Research output: Contribution to journalArticlepeer-review


Fauxtography is a category of multi-modal posts that spread misleading information on various big data online social platforms that generate billions of posts on a daily basis. A fauxtography post usually consists of an image, a text description and comments from its readers. In this paper, we focus on explaining fauxtography posts by identifying what specific component and why that component of a post leads to the fauxtography. Two critical challenges exist in solving our problem: i) it is difficult to accurately identify the guilty component of a fauxtography post given the fact that different components of the post and their associations could all lead to the fauxtography; ii) it is expensive and time-consuming to obtain a good training set with fine-grained labels of fauxtography posts in terms of explainability, making it challenging to develop fully supervised explainable solutions.
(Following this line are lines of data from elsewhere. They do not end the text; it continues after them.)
# Jackxiini/Tensorflow-distributed-learning

Hardware: AMD Instinct MI355X
Metric: images/sec (whole node) MNIST CNN global_batch=64*N (higher is better)
Workload: dtype fp32; 1 GPU; global_batch=64, parallelism=dp1, engine=fused, communicator=local, variant=reference, process_model=single, communicator_impl=LocalCommunicator, ipc_mode=dmabuf, allreduce=local, steps_per_execution=25, graph_captured=True, input_prefetch_executions=1, allreduce_in_graph=False, replicas_identical=True

## Files before the change

### csrc/kernels/mnist_cnn.hip

```cpp
#include <type_traits>

#include "common.h"
#include "mnist_cnn.h"
#include "optim.h"
#include "xgmi_device.h"

namespace tdl {

struct HeadWeights {
  float wa[10], wb[10], b4[10], b3a, b3b;
};

__device__ __forceinline__ HeadWeights load_head_weights(const MnistArgs& a, int l) {
  HeadWeights hw;
  const float* w4 = a.W + a.ow4;
#pragma unroll
  for (int c = 0; c < 10; ++c) {
    hw.wa[c] = w4[l * 10 + c];
    hw.wb[c] = w4[(l + 64) * 10 + c];
    hw.b4[c] = a.W[a.ob4 + c];
  }
  hw.b3a = a.W[a.ob3 + l];
  hw.b3b = a.W[a.ob3 + l + 64];
  return hw;
// ... 267 lines not shown
    const int mt = T >> 3, nt = T & 7, n = nt * 16 + i;
    if (mt < 100) {
      const int kf = mt * 16 + i;
      const int e4 = a.ow3 + (mt * 16 + 4 * g + (i & 3)) * 128 + nt * 16 + (i & 12);
      const f4 wold = sgd ? ld4(a.W + e4) : zero4();
      const f4 acc = quad_transpose(gemm_tn_buf(b, g, buf_rsrc(a.P2, (unsigned)(b * 1600 * 4)), 1600 * 4, kf * 4,
                                                buf_rsrc(a.dH, (unsigned)(b * 128 * 4)), 128 * 4, n * 4), i & 3);
      if (keep_g) st4(a.G + e4, acc);
      if (xdst != nullptr) st4(xdst + e4, acc);
      if (sgd) st4_sc1(buf_rsrc(a.W, (unsigned)a.nslab * 4u), e4 * 4, wold - lr * acc);
    } else {
      const float wold = sgd ? a.W[a.ob3 + n] : 0.f;
      const auto dhr = buf_rsrc(a.dH, (unsigned)(b * 128 * 4));
      const f4 acc = gemm_tn_buf<true>(b, g, dhr, 0, 0, dhr, 128 * 4, n * 4, i == 0 ? 1.f : 0.f);
      if (g == 0) {
        if (keep_g) a.G[a.ob3 + n] = acc[0];
        if (xdst != nullptr) xdst[a.ob3 + n] = acc[0];
        if (sgd) a.W[a.ob3 + n] = wold - lr * acc[0];
      }
    }
    return;
  }
  const int T3 = T - kD1TasksW3;
  if (T3 < 9) {
    const int c = min(i, 9);
    float wold[4];
#pragma unroll
    for (int r = 0; r < 4; ++r)
      wold[r] = sgd ? a.W[T3 < 8 ? a.ow4 + (T3 * 16 + 4 * g + r) * 10 + c : a.ob4 + c] : 0.f;
    const auto dlr = buf_rsrc(a.dL, (unsigned)(b * kDLStride * 4));
    const int dlc = i < 10 ? i * 4 : 0x40000000;
    const f4 acc = T3 < 8 ? gemm_tn_buf(b, g, buf_rsrc(a.H, (unsigned)(b * 128 * 4)), 128 * 4, (T3 * 16 + i) * 4, dlr,
                                        kDLStride * 4, dlc)
                          : gemm_tn_buf<true>(b, g, dlr, 0, 0, dlr, kDLStride * 4, dlc, i == 0 ? 1.f : 0.f);
    if (i < 10) {
      if (T3 < 8) {
#pragma unroll
        for (int r = 0; r < 4; ++r) {
          const int e = a.ow4 + (T3 * 16 + 4 * g + r) * 10 + i;
          if (keep_g) a.G[e] = acc[r];
          if (xdst != nullptr) xdst[e] = acc[r];
          if (sgd) a.W[e] = wold[r] - lr * acc[r];
        }
      } else if (g == 0) {
        if (keep_g) a.G[a.ob4 + i] = acc[0];
        if (xdst != nullptr) xdst[a.ob4 + i] = acc[0];
        if (sgd) a.W[a.ob4 + i] = wold[0] - lr * acc[0];
      }
    }
  }
}

__device__ __forceinline__ void dp2_task(const MnistArgs& a, int T, int lane) {
  const int i = lane & 15, g = lane >> 4;
  const int b = a.b;
  const int MT = (b + 15) >> 4;
  const int mt = T % MT, nt = T / MT;
  const int row = mt * 16 + i;
  const bool valid = row < b;
  const float* ap = a.dH + (valid ? row : 0) * 128 + 4 * g;
  const float* bp = a.W + a.ow3 + (size_t)(nt * 16 + i) * 128 + 4 * g;
  f4 av[8], bv[8];
#pragma unroll
  for (int s = 0; s < 8; ++s) {
    av[s] = ld4(ap + s * 16);
    bv[s] = ld4(bp + s * 16);
  }
  float p2v[4];
#pragma unroll
  for (int r = 0; r < 4; ++r) p2v[r] = a.P2[(size_t)min(mt * 16 + 4 * g + r, b - 1) * 1600 + nt * 16 + i];
  __builtin_amdgcn_sched_barrier(0);
  const float vm = valid ? 1.f : 0.f;
  f4 acc0 = zero4(), acc1 = zero4();
#pragma unroll
  for (int s = 0; s < 8; ++s) {
    const f4 x = av[s] * vm;
    acc0 = mfma16x16x4(x.x, bv[s].x, acc0);
    acc1 = mfma16x16x4(x.y, bv[s].y, acc1);
    acc0 = mfma16x16x4(x.z, bv[s].z, acc0);
    acc1 = mfma16x16x4(x.w, bv[s].w, acc1);
  }
  const f4 acc = acc0 + acc1;
#pragma unroll
  for (int r = 0; r < 4; ++r) {
    const int rr = mt * 16 + 4 * g + r;
    if (rr < b) a.dP2[(size_t)rr * 1600 + nt * 16 + i] = p2v[r] > 0.f ? acc[r] : 0.f;
  }
}

__global__ __launch_bounds__(256) void k_dense1_bwd(MnistArgs a, int ndp2) {
  const int T = blockIdx.x * 4 + (threadIdx.x >> 6);
  if (T < ndp2) {
    dp2_task(a, T, threadIdx.x & 63);
    return;
  }
  if (T - ndp2 < kDenseTasks) dense_w_task(a, T - ndp2, threadIdx.x & 63, false, 0.f);
}

constexpr int kP1Stride = 36;
constexpr int kDcStride = 80, kDcDim = 15, kP1StrideB = 48;
constexpr int kDgSplit = 80;
__constant__ int kWgradTiles[2][8][2] = {{{0, 6}, {6, 5}, {11, 6}, {0, 0}, {0, 0}, {0, 0}, {0, 0}, {17, 2}},
                                         {{0, 5}, {5, 5}, {10, 5}, {15, 4}, {0, 0}, {0, 0}, {0, 0}, {0, 0}}};
constexpr int kLdsDc = kDcDim * kDcDim * kDcStride;
constexpr int kLdsP1 = 169 * kP1StrideB;
constexpr int kLdsWd = 9 * 16 * 16 * 4;
constexpr int kLdsConvBwd = kLdsDc + kLdsP1 + 784 + kLdsWd + 8 * 10 * 16;
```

To address the above challenges, we develop a Duo Explainable Fauxtography Detection Framework under a Constrained Supervision (DExFC) to generate duo explanations from both content and comment parts of fauxtography posts. The results show that DExFC not only detects the fauxtography posts more accurately than the state-of-the-art solutions but also provides well-justified explanations to its results without the full supervision.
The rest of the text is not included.